Unità, dunque, che il Papa sottolinea anche con alcuni gesti. Oltre quelli già menzionati, di grande valore è l’aver ceduto la parola, nella basilica vaticana, al patriarca ecumenico di Costantinopoli, Bartolomeo I, che nel mondo ortodosso ha una primazia d’onore. Benedetto XVI gli ha chiesto di tenere l’omelia “per la grande festa dei Santi Pietro e Paolo, patroni di questa Chiesa di Roma e posti a fondamento, insieme agli altri apostoli, della Chiesa una, santa, cattolica e apostolica”. E poi la recita, insieme, della professione di fede, il credo, secondo il Simbolo niceno costantinopolitano nella lingua originale greca, secondo l’uso liturgico delle Chiese bizantine. “Al di là delle notevoli difficoltà che sussistono sulle note problematiche, desideriamo veramente e preghiamo assai per questo, che – ha affermato il Patriarca nell’omelia – queste difficoltà siano superate e che i problemi vengano meno, il più velocemente possibile, per raggiungere l’oggetto del desiderio finale a gloria di Dio”. Bartolomeo ricorda che le due Chiese onorano e venerano sia Pietro, “che ha dato una confessione salvifica alla Divinità di Cristo”, sia Paolo, “che ha proclamato questa confessione e fede fino ai confini dell’universo, in mezzo alle più inimmaginabili difficoltà e pericoli.
Bella poi l’immagine che il Patriarca ortodosso usa per ricordare i due apostoli: l’Oriente, dice, “li onora abitualmente anche attraverso un’icona comune, nella quale o tengono nelle loro sante mani un piccolo veliero, che simboleggia la Chiesa, o si abbracciano l’un l’altro e si scambiano il bacio in Cristo.

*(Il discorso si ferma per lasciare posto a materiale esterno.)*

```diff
+                        pr = -sh2c, pi = -sh2s;
+                        direct(std::integral_constant<int, (kHalf - 1) & 1>{}, std::integral_constant<int, kHalf>{}, w_rest, std::integral_constant<int, 2>{},
+                               urc[1], -urs[1], 0.0, 0.0);
                     }
-                    if constexpr (KS != 0 && k == KS) capr[0] = pr, capi[0] = pi;
-                    if constexpr (k == KM) capr[1] = pr, capi[1] = pi;
-                    if constexpr (k == kHalf) capr[2] = pr, capi[2] = pi;
-                    if constexpr (j == 0) {
-                        pr = ar, pi = ai;
-                    } else {
-                        pr = __builtin_fma(-ai, urs[j], __builtin_fma(ar, urc[j], pr));
-                        pi = __builtin_fma(ai, urc[j], __builtin_fma(ar, urs[j], pi));
-                    }
-                    if constexpr (SDR_BIASED_CVT) {
-                        if constexpr (kWalk && SDR_ALT_PAIRS && (k & 1)) asm volatile("" : "+v"(pr), "+v"(pi), "+v"(zI2), "+v"(zQ2));
-                        else asm volatile("" : "+v"(pr), "+v"(pi), "+v"(zI), "+v"(zQ));
-                    }
-                });
+                    static_for<kHalf, KM + 1>([&](auto kc) {
+                        constexpr int k = decltype(kc)::value;
+                        constexpr int j = k - kHalf;
+                        const uint32_t w = k == KM ? w_last : flipped[k >> 1];
+                        direct(std::integral_constant<int, k & 1>{}, std::integral_constant<int, k + kExtra>{}, w,
+                               std::integral_constant<int, j == 0 ? (KS != 0 ? 1 : 0) : 2>{}, j == 0 ? 1.0 : urc[j], j == 0 ? 0.0 : urs[j], sh2c, sh2s);
+                    });
+                }
             } else if constexpr (KM != 0) {
                 static_for<0, KM>([&](auto kc) {
                     constexpr int k = decltype(kc)::value;
@@ -742,39 +803,9 @@
                 }
             }
             double2 ptot;
-            if constexpr (kFold) {
-                pr -= fshc[3], pi -= fshs[3];
-                capr[1] -= fshc[2], capi[1] -= fshs[2];
-                capr[2] -= fshc[KS != 0 ? 1 : 0], capi[2] -= fshs[KS != 0 ? 1 : 0];
-                if constexpr (KS != 0) capr[0] -= fshc[0], capi[0] -= fshs[0];
-            } else if constexpr (kStatic && SDR_BIASED_CVT) {
-                constexpr int iFirst = 2 * kHalf - KM;
-                pr -= biasc[1], pi -= biass[1];
-                capr[1] -= biasc[0], capi[1] -= biass[0];
-                capr[2] -= biasc[iFirst], capi[2] -= biass[iFirst];
-                if constexpr (KS != 0) capr[0] -= biasc[iFirst - 1], capi[0] -= biass[iFirst - 1];
-            }
-            bool dnf = false, dsf[NT];
-#pragma unroll
-            for (int t = 0; t < NT; ++t) dsf[t] = false;
-            if constexpr (kWalk) {
-                if (__builtin_expect(b.slow != 0, 0)) {
-                    dnf = b.dn != 0;
-#pragma unroll
-                    for (int t = 0; t < NT; ++t) dsf[t] = b.ds[t] != 0;
-                    asm volatile("" : "+v"(pr), "+v"(pi));
-                } else {
-                    uint32_t f = b.f;
-                    asm volatile("" : "+v"(f), "+v"(pr), "+v"(pi));
-                    bool nr;
-                    chip_walk_flags<NT, KI>(f, T_lo, delta_lo, dnf, dsf, nr);
-                }
-            }
             if constexpr (kStatic) {
-                if constexpr (!kWalk) dnf = b.dn != 0;
-                const double qr = dnf ? pr : capr[1], qi = dnf ? pi : capi[1];
-                ptot.x = __builtin_fma(-qi, urs[kHalf], __builtin_fma(qr, urc[kHalf], capr[2]));
-                ptot.y = __builtin_fma(qi, urc[kHalf], __builtin_fma(qr, urs[kHalf], capi[2]));
+                ptot.x = __builtin_fma(-pi, urs[kHalf], __builtin_fma(pr, urc[kHalf], hr));
+                ptot.y = __builtin_fma(pi, urc[kHalf], __builtin_fma(pr, urs[kHalf], hi));
             } else {
                 ptot = strip[rank[A] + b.dn];
                 if constexpr (SDR_BIASED_CVT) {
@@ -799,6 +830,17 @@
                 }
                 return;
             }
+            if constexpr (kTurnOnce) {
+                const double xr = __builtin_fma(-sbk, ptot.y, cbk * ptot.x), xi = __builtin_fma(sbk, ptot.x, cbk * ptot.y);
+                const double yr = __builtin_fma(-sbk, hi, cbk * hr), yi = __builtin_fma(sbk, hr, cbk * hi);
+                const double zr = yr - xr, zi = yi - xi;
+                const double ce = __hiloint2double((int)lq[-1], 0), cp = __hiloint2double((int)lq[0], 0), cl = __hiloint2double((int)lq[1], 0);
+                const double de = ce - cp, dl = cp - cl;
+                accr[A] = __builtin_fma(cp, xr, accr[A]), acci[A] = __builtin_fma(cp, xi, acci[A]);
+                accr[0] = __builtin_fma(de, yr, accr[0]), acci[0] = __builtin_fma(de, yi, acci[0]);
+                accr[2] = __builtin_fma(dl, zr, accr[2]), acci[2] = __builtin_fma(dl, zi, acci[2]);
+                return;
+            }
 #pragma unroll
             for (int t = 0; t < NT; ++t) {
                 double gr, gi;
@@ -809,7 +851,7 @@
                 } else {
                     double2 ps;
                     if constexpr (kStatic)
-                        ps = (kWalk ? dsf[NT == 3 ? 0 : t] : b.ds[NT == 3 ? 0 : t] != 0) ? make_double2(capr[2], capi[2]) : make_double2(capr[0], capi[0]);
+                        ps = make_double2(hr, hi);
                     else {
                         ps = strip[rank[t] + b.ds[t]];
                         if constexpr (SDR_BIASED_CVT) {
@@ -853,7 +895,7 @@
                 prepare_walk(clampc, to_round, walk, to);
                 if (__builtin_expect((from.slow | to.slow) != 0, 0)) {
                     bool alive = true;
-                    int d = dd ? 1 : 0;
+                    int d = (int)((__builtin_amdgcn_ballot_w64(dd) >> wlane) & 1u);
                     if constexpr (kClamp) {
                         alive = to_round * stride + lane <= last_idx;
                         const int S_last = (int)((uint64_t)(Ufx + (int64_t)(q0 + last_idx) * Tfx + (int64_t)two32) >> 32);
@@ -889,6 +931,10 @@
             for (int it = 0; it < plain; ++it) round_pair(std::false_type{}, it);
             for (int it = plain; it < rounds / 2; ++it) round_pair(std::true_type{}, it);
             if (rounds & 1) process(blk_a, rounds - 1, sb, cb, std::true_type{});
+            if constexpr (kTurnOnce) {
+                accr[0] += accr[A], acci[0] += acci[A];
+                accr[2] += accr[A], acci[2] += acci[A];
+            }
         } else {
             for (int it = 0; it < rounds / 2; ++it) {
                 const double sb0 = sb, cb0 = cb;
```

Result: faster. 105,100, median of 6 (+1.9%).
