agx::HostWords host_words(agx_ocp *o, bool line_search_counters, unsigned long long seq) {
  agx::HostWords hw{nullptr, nullptr, nullptr, nullptr, nullptr, nullptr, 0};
  if (!o->poll || !o->fold_publish || seq == 0) return hw;
  hw.done = o->h_ndone_dev + 0;
  if (line_search_counters) { hw.handed = o->h_ndone_dev + 6; hw.stale = o->h_ndone_dev + 7; }
  hw.carry = o->h_ndone_dev + 8;
  hw.packed = o->h_ndone_dev + 9;
  hw.seq = o->h_ndone_dev + 1;
  hw.stamp = seq;
  return hw;
}

double *first_block(const agx_ocp *o) {
  return (o->first_in_solve && o->poll && o->first_stride == o->nu + o->nu * o->nx + o->nx + 8) ? o->d_first : nullptr;
}

int launch_step(agx_ocp *o, int iter, int max_iter, int mode, bool with_node_kkt = true, bool with_step = true, unsigned long long seq = 0,
                bool pack = false) {
  if (o->T + 1 > 512) return fail("step kernel supports horizons up to 511 nodes");
  return dispatch(o->nv, o->chain, [&](auto NVc, auto CHc) -> int {
    constexpr int NV = decltype(NVc)::value;
    constexpr bool CH = decltype(CHc)::value;
    (void)CH;
    const long long nodes = (long long)o->B * (o->T + 1);
    double *xs_t = o->d_xs + (size_t)o->B * (o->T + 1) * o->nx, *us_t = o->d_us + (size_t)o->B * o->T * o->nu;
    if (with_node_kkt) {
      if constexpr (NV <= 7) {
        if (o->general)
          hipLaunchKernelGGL((agx::k_node_kkt_gen<NV>), dim3((int)((nodes + 63) / 64)), dim3(64), 0, o->stream, o->d_ocp, o->d_qt, o->d_aux,
                             o->d_auxg, o->d_dx, o->d_w, o->d_du, o->d_nodestat, o->d_state);
        else if (o->node_kkt_wide)
          hipLaunchKernelGGL((agx::k_node_kkt_ahead<NV>), dim3((int)((nodes + 7) / 8)), dim3(64), 0, o->stream, o->d_ocp, o->d_qt, o->d_aux,
                             o->d_dx, o->d_w, o->d_du, o->d_nodestat, o->d_state);
        else
          hipLaunchKernelGGL((agx::k_node_kkt<NV>), dim3((int)((nodes * 8 + 255) / 256)), dim3(256), 0, o->stream, o->d_ocp, o->d_qt, o->d_aux,
                             o->d_dx, o->d_w, o->d_du, o->d_nodestat, o->d_state);
      } else if (kGeneralRowsWg && o->general)
        HIPCHK((hipError_t)agx_general_kkt_launch((void *)o->stream, NV, nodes, o->d_ocp, o->d_qt, o->d_aux, o->d_auxg, o->d_dx, o->d_w, o->d_du,
                                                  o->d_nodestat, o->d_state));
      else
        hipLaunchKernelGGL((agx::k_node_kkt_big<NV>), dim3((int)((nodes + 1) / 2)), dim3(64), 0, o->stream, o->d_ocp, o->d_qt, o->d_aux,
                           o->d_dx, o->d_w, o->d_du, o->d_nodestat, o->d_state);
    }
    if (with_step)
      hipLaunchKernelGGL((agx::k_sqp_head<NV>), dim3(o->B), dim3(128), 0, o->stream, o->d_ocp, o->d_xs, o->d_us, o->d_dx, o->d_du, xs_t, us_t,
                         o->d_nodestat, o->d_state, iter, max_iter, mode, o->d_ndone, host_words(o, false, seq), o->d_Kout,
                         pack ? first_block(o) : nullptr, o->first_stride);
    HIPCHK(hipGetLastError());
    return 0;
  });
}

bool step_tail_path(const agx_ocp *o) {
  return o->step_tail && o->nv <= 7 && !o->has_con && !o->general && o->riccati_mx && o->node_kkt_wide && o->mx2_S < 2;
}
int launch_step_tail(agx_ocp *o, int iter, int max_iter, unsigned long long seq, bool pack) {
  if (o->T + 1 > 512) return fail("step kernel supports horizons up to 511 nodes");
  return dispatch(o->nv, o->chain, [&](auto NVc, auto CHc) -> int {
    constexpr int NV = decltype(NVc)::value;
    (void)CHc;
    if constexpr (NV <= 7) {
      double *xs_t = o->d_xs + (size_t)o->B * (o->T + 1) * o->nx, *us_t = o->d_us + (size_t)o->B * o->T * o->nu;
      hipLaunchKernelGGL((agx::k_step_tail<NV>), dim3(o->B), dim3(agx::kTailThreads), 0, o->stream, o->d_ocp, o->d_dt, o->d_qt, o->d_aux,
                         o->d_Kws, o->d_kws, o->d_xs, o->d_us, o->d_dx, o->d_w, o->d_du, xs_t, us_t, o->d_nodestat, o->d_state, iter,
                         max_iter, o->d_ndone, host_words(o, false, seq), o->d_Kout, pack ? first_block(o) : nullptr, o->first_stride);
      HIPCHK(hipGetLastError());
      o->step_tail_launches += 1;
      return 0;
    } else {
      (void)iter; (void)max_iter; (void)seq; (void)pack;
      return fail("the step tail serves the 7-joint capacity");
    }
  });
}

int launch_gains(agx_ocp *o, int gmode = 0) {
  if (o->nv <= 7 && o->T + 1 > 512) return fail("the sweeps stage the step lengths of up to 511 nodes in LDS: horizon too long");
  if (o->nv > 7 && !o->d_qt2) HIPCHK(o->own.device(&o->d_qt2, (size_t)o->B * (o->T + 1) * o->qt_size));
  return dispatch(o->nv, o->chain, [&](auto NVc, auto CHc) -> int {
    constexpr int NV = decltype(NVc)::value;
    if constexpr (NV <= 7) {
      if (o->riccati_mx)
        hipLaunchKernelGGL((agx::k_riccati_mx<NV, true>), dim3(o->B), dim3(64), 0, o->stream, o->d_ocp, o->d_dt, o->d_qt, o->d_aux, o->d_Kws,
                           o->d_kws, o->d_dx, o->d_w, o->d_Kout, o->d_state, 0, gmode);
      else
      hipLaunchKernelGGL((agx::k_riccati<NV, true>), dim3(o->B), dim3(64), 0, o->stream, o->d_ocp, o->d_dt, o->d_qt, o->d_aux, o->d_Kws,
                         o->d_kws, o->d_dx, o->d_w, o->d_du, o->d_Kout, o->d_state, 0, gmode);
    } else {
      const long long nodes = (long long)o->B * (o->T + 1);
      const int gsel = gmode == 0 ? 1 : gmode;
      hipLaunchKernelGGL((agx::k_sigma_tile_big<NV>), dim3((int)nodes), dim3(256), 0, o->stream, o->d_ocp, o->d_qt, o->d_qt2, o->d_aux);
      launch_riccati_blk<NV>(o, o->d_qt2, 0, gsel);
      if constexpr (NV > 16) {
        if (o->gains_mfma) {
          hipLaunchKernelGGL((agx::k_gains_to_u_mfma<NV>), dim3(o->B * o->T), dim3(64), 0, o->stream, o->d_ocp, o->d_aux, o->d_Kws, o->d_Kout,
                             o->d_state);
          HIPCHK(hipGetLastError());
          return 0;
        }
      }
      const long long units = (long long)o->B * o->T * 64;
      hipLaunchKernelGGL((agx::k_gains_to_u_big<NV>), dim3((int)((units + 255) / 256)), dim3(256), 0, o->stream, o->d_ocp, o->d_aux,
                         o->d_Kws, o->d_Kout, o->d_state);
    }
    HIPCHK(hipGetLastError());
    return 0;
  });
}
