     const float4 sp = scan_sorted[mine ? p : 0];
     const int4* nb = reinterpret_cast<const int4*>(&nbr[mine ? p : 0]);
-    const int4 a = nb[0], b = nb[1];
+    int4 a, b;
+    if constexpr (MERGED) {
+      typedef int v4i_t __attribute__((ext_vector_type(4)));
+      v4i_t va, vb;
+      asm volatile("global_load_dwordx4 %0, %2, off sc1\n\tglobal_load_dwordx4 %1, %2, off offset:16 sc1\n\ts_waitcnt vmcnt(0)"
+                   : "=&v"(va), "=&v"(vb) : "v"(nb) : "memory");
+      a = make_int4(va.x, va.y, va.z, va.w); b = make_int4(vb.x, vb.y, vb.z, vb.w);
+    } else {
+      a = nb[0]; b = nb[1];
+    }
     float gx, gy, gz;
     xform4(P.RT, sp.x, sp.y, sp.z, gx, gy, gz);
     int ids[5] = {a.x, a.y, a.z, a.w, b.x};
@@ -1846,7 +1907,7 @@
   }
   TRACE(1, 3);
   fit_reduce_publish<PPW>(v, lane < PPW, lane, s_rec[wave], s_acc[0], s_acc[1], s_acc[2], s_acc[3], &s_last, idx, partials,
-                          out_granules, ticket, wl_count, seq, tl, (int)blockIdx.x, nb);
+                          out_granules, ticket, wl_count, seq, tl, blk, nb);
 }
 
 template <int PPW>
@@ -1855,7 +1916,8 @@
                                                    double* __restrict__ partials, double2* __restrict__ out_granules,
                                                    unsigned int* __restrict__ ticket, int* __restrict__ wl_count,
                                                    unsigned long long seq, TieList tl, ChainCtl ch, BookView book) {
-  fit2_pass<PPW>(G, scan_sorted, n, nbr, P, mp, idx, partials, out_granules, ticket, wl_count, seq, tl, ch, book);
+  fit2_pass<PPW>(G, scan_sorted, n, nbr, P, mp, idx, partials, out_granules, ticket, wl_count, seq, tl, ch, book, (int)blockIdx.x,
+                 (int)gridDim.x, WfCtl{});
 }
 template <int PPW>
 __global__ __launch_bounds__(256) void fit2_chain_kernel(GridView G, const float4* __restrict__ scan_sorted, int n,
@@ -1864,7 +1926,24 @@
                                                    unsigned int* __restrict__ ticket, int* __restrict__ wl_count,
                                                    unsigned long long seq, TieList tl, ChainCtl ch, BookView book) {
   if (H->status != 0) return;
-  fit2_pass<PPW>(G, scan_sorted, n, nbr, H->pose, mp, idx, partials, out_granules, ticket, wl_count, seq, tl, ch, book);
+  fit2_pass<PPW>(G, scan_sorted, n, nbr, H->pose, mp, idx, partials, out_granules, ticket, wl_count, seq, tl, ch, book, (int)blockIdx.x,
+                 (int)gridDim.x, WfCtl{});
+}
+
+template <int PPW>
+__global__ __attribute__((amdgpu_waves_per_eu(4,4))) __launch_bounds__(256) void widen_fit_kernel(GridView G, const float4* __restrict__ scan_sorted, int n, NbrRec* nbr,
+                                                        PoseMats P, MatchParams mp, FitIdx idx, double* __restrict__ partials,
+                                                        double2* __restrict__ out_granules, unsigned int* __restrict__ ticket,
+                                                        const int* __restrict__ wl, int* wl_count, unsigned long long seq, TieList tl,
+                                                        BookView book, WfCtl wf) {
+  if ((int)blockIdx.x < wf.wblocks) {
+    __shared__ uint32_t s_off[4][65];
+    __shared__ uint32_t s_lo[4][64];
+    widen_body<true>(G, mp.max_ring, nbr, wl, wl_count, nullptr, mp.max_ring, tl, (int)blockIdx.x, wf.wblocks, s_off, s_lo, wf.blk_pending);
+    return;
+  }
+  fit2_pass<PPW, true>(G, scan_sorted, n, nbr, P, mp, idx, partials, out_granules, ticket, wl_count, seq, tl, ChainCtl{}, book,
+                       (int)blockIdx.x - wf.wblocks, (int)gridDim.x - wf.wblocks, wf);
 }
 
 __constant__ unsigned char c_ordered_indices[8][7] = {
@@ -2523,7 +2602,8 @@
                           int max_ring, void* nbr, int* wl, int* wl_count, unsigned long long* cand, const PrevPass& prev,
                           int tail, hipEvent_t e0, hipEvent_t e1, const FuseArgs* fuse, const TieList* tlp, int after_fine = 0,
                           unsigned long long seq = 0ull, const DeskewArgs* dk = nullptr, const ChainHead* chain = nullptr,
-                          unsigned int wait_epoch = 0u, unsigned int end_code = 0u, const PipeHead* pipe = nullptr) {
+                          unsigned int wait_epoch = 0u, unsigned int end_code = 0u, const PipeHead* pipe = nullptr,
+                          int* blk_pending = nullptr) {
   const int qpb = 256 / L;
   PrevRT prt;
   for (int i = 0; i < 16; i++) prt.v[i] = prev.RT[i];
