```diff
@@ -255,7 +425,7 @@
   if (ctas > num_items) ctas = num_items;
   Params pp = p;
   pp.gm = (16ll * 128 * p.K * 2 <= (18ll << 20)) ? 16 : 8;
-  cudaError_t e = launch_pdl(kern, dim3(ctas), dim3(T::NUM_THREADS), SMEM_BYTES, stream, tmA, tmB, pp);
+  cudaError_t e = launch_pdl(kern, dim3(ctas), dim3(T::NUM_THREADS), SMEM_BYTES, stream, tmA, tmB, tmC, tmX, pp);
   if (e != cudaSuccess) {
     set_last_error("gemm launch: %s", cudaGetErrorString(e));
     return static_cast<int>(e);
@@ -263,18 +433,57 @@
   return 0;
 }
 
-static int dispatch(bool a_mn, bool b_mn, const CUtensorMap& tmA, const CUtensorMap& tmB, const Params& p, int max_ctas,
+static int make_epi_map(CUtensorMap* tm, const void* base, int64_t rows, int64_t cols, int64_t ld) {
+  const uint64_t dims[2] = {static_cast<uint64_t>(cols), static_cast<uint64_t>(rows)}, strides[1] = {static_cast<uint64_t>(ld) * 2};
+  const uint32_t box[2] = {EPI_BOX, EPI_BOX};
+  return encode_tmap_bf16(tm, base, 2, dims, strides, box);
+}
+static bool aligned16(const void* ptr) { return (reinterpret_cast<uintptr_t>(ptr) & 15) == 0; }
+
+static int setup_smem_epilogue(Params& p, CUtensorMap* tmC, CUtensorMap* tmX) {
+  p.smem_epi = 0;
+  if (tile_wgs(p.M) != 2 || p.epi_mode == 3 || !aligned16(p.c)) return 0;
+  int rc = 0;
+  switch (p.epi_mode) {
+    case 2:
+      if (!aligned16(p.r)) return 0;
+      if ((rc = make_epi_map(tmX, p.r, p.M, p.N, p.ldr)) != 0) return rc;
+      rc = make_epi_map(tmC, p.c, p.M, p.N, p.ldc);
+      break;
+    case 4:
+      if (p.aux != nullptr && !aligned16(p.aux)) return 0;
+      if (p.aux != nullptr && (rc = make_epi_map(tmX, p.aux, p.M, p.N, p.ld_aux)) != 0) return rc;
+      rc = make_epi_map(tmC, p.c, p.M, p.swiglu_inter, p.ldc);
+      break;
+    case 5:
+      if (!aligned16(p.aux)) return 0;
+      if ((rc = make_epi_map(tmX, p.aux, p.M, 2ll * p.N, p.ld_aux)) != 0) return rc;
+      rc = make_epi_map(tmC, p.c, p.M, 2ll * p.N, p.ldc);
+      break;
+    default:
+      rc = make_epi_map(tmC, p.c, p.M, p.N, p.ldc);
+  }
+  if (rc == 0) p.smem_epi = 1;
+  return rc;
+}
+
+static int dispatch(bool a_mn, bool b_mn, const CUtensorMap& tmA, const CUtensorMap& tmB, Params p, int max_ctas,
                     cudaStream_t stream) {
+  CUtensorMap tmC, tmX;
+  memset(&tmC, 0, sizeof(tmC));
+  memset(&tmX, 0, sizeof(tmX));
+  int rc;
+  if ((rc = setup_smem_epilogue(p, &tmC, &tmX)) != 0) return rc;
   if (tile_wgs(p.M) == 1) {
-    if (a_mn && b_mn) return launch<1, true, true>(tmA, tmB, p, max_ctas, stream);
-    if (a_mn) return launch<1, true, false>(tmA, tmB, p, max_ctas, stream);
-    if (b_mn) return launch<1, false, true>(tmA, tmB, p, max_ctas, stream);
-    return launch<1, false, false>(tmA, tmB, p, max_ctas, stream);
-  }
-  if (a_mn && b_mn) return launch<2, true, true>(tmA, tmB, p, max_ctas, stream);
-  if (a_mn) return launch<2, true, false>(tmA, tmB, p, max_ctas, stream);
-  if (b_mn) return launch<2, false, true>(tmA, tmB, p, max_ctas, stream);
-  return launch<2, false, false>(tmA, tmB, p, max_ctas, stream);
+    if (a_mn && b_mn) return launch<1, true, true>(tmA, tmB, tmC, tmX, p, max_ctas, stream);
+    if (a_mn) return launch<1, true, false>(tmA, tmB, tmC, tmX, p, max_ctas, stream);
+    if (b_mn) return launch<1, false, true>(tmA, tmB, tmC, tmX, p, max_ctas, stream);
+    return launch<1, false, false>(tmA, tmB, tmC, tmX, p, max_ctas, stream);
+  }
+  if (a_mn && b_mn) return launch<2, true, true>(tmA, tmB, tmC, tmX, p, max_ctas, stream);
+  if (a_mn) return launch<2, true, false>(tmA, tmB, tmC, tmX, p, max_ctas, stream);
+  if (b_mn) return launch<2, false, true>(tmA, tmB, tmC, tmX, p, max_ctas, stream);
+  return launch<2, false, false>(tmA, tmB, tmC, tmX, p, max_ctas, stream);
 }
 
 static int make_a_map(CUtensorMap* tm, const void* A, int64_t M, int64_t K, int64_t lda, bool mn) {
```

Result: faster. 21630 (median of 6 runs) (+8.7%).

Proprio questo bacio – ha concluso Bartolomeo I, rivolgendosi al Papa – siamo venuti a scambiare con Voi”.
Infine la benedizione impartita l’uno dopo l’altro, il Papa nella lingua della Chiesa di Roma, il latino, il Patriarca ortodosso nella lingua greca della chiesa d’Oriente.
Alla mente tornano i giorni del viaggio in Turchia e l’incontro nella sede del Fanar, novembre 2006, con quella benedizione insieme dalla loggia della sede del patriarcato ecumenico; quel tenersi per mano, quasi inizio di un nuovo cammino, che domenica, in San Pietro, ha avuto un altro momento forte. C’è ancora strada da compiere, e ci sono differenze da colmare, ma gesti come quelli che abbiamo raccontati, vogliono dire molto e fanno ben sperare nel processo di unità della Chiesa.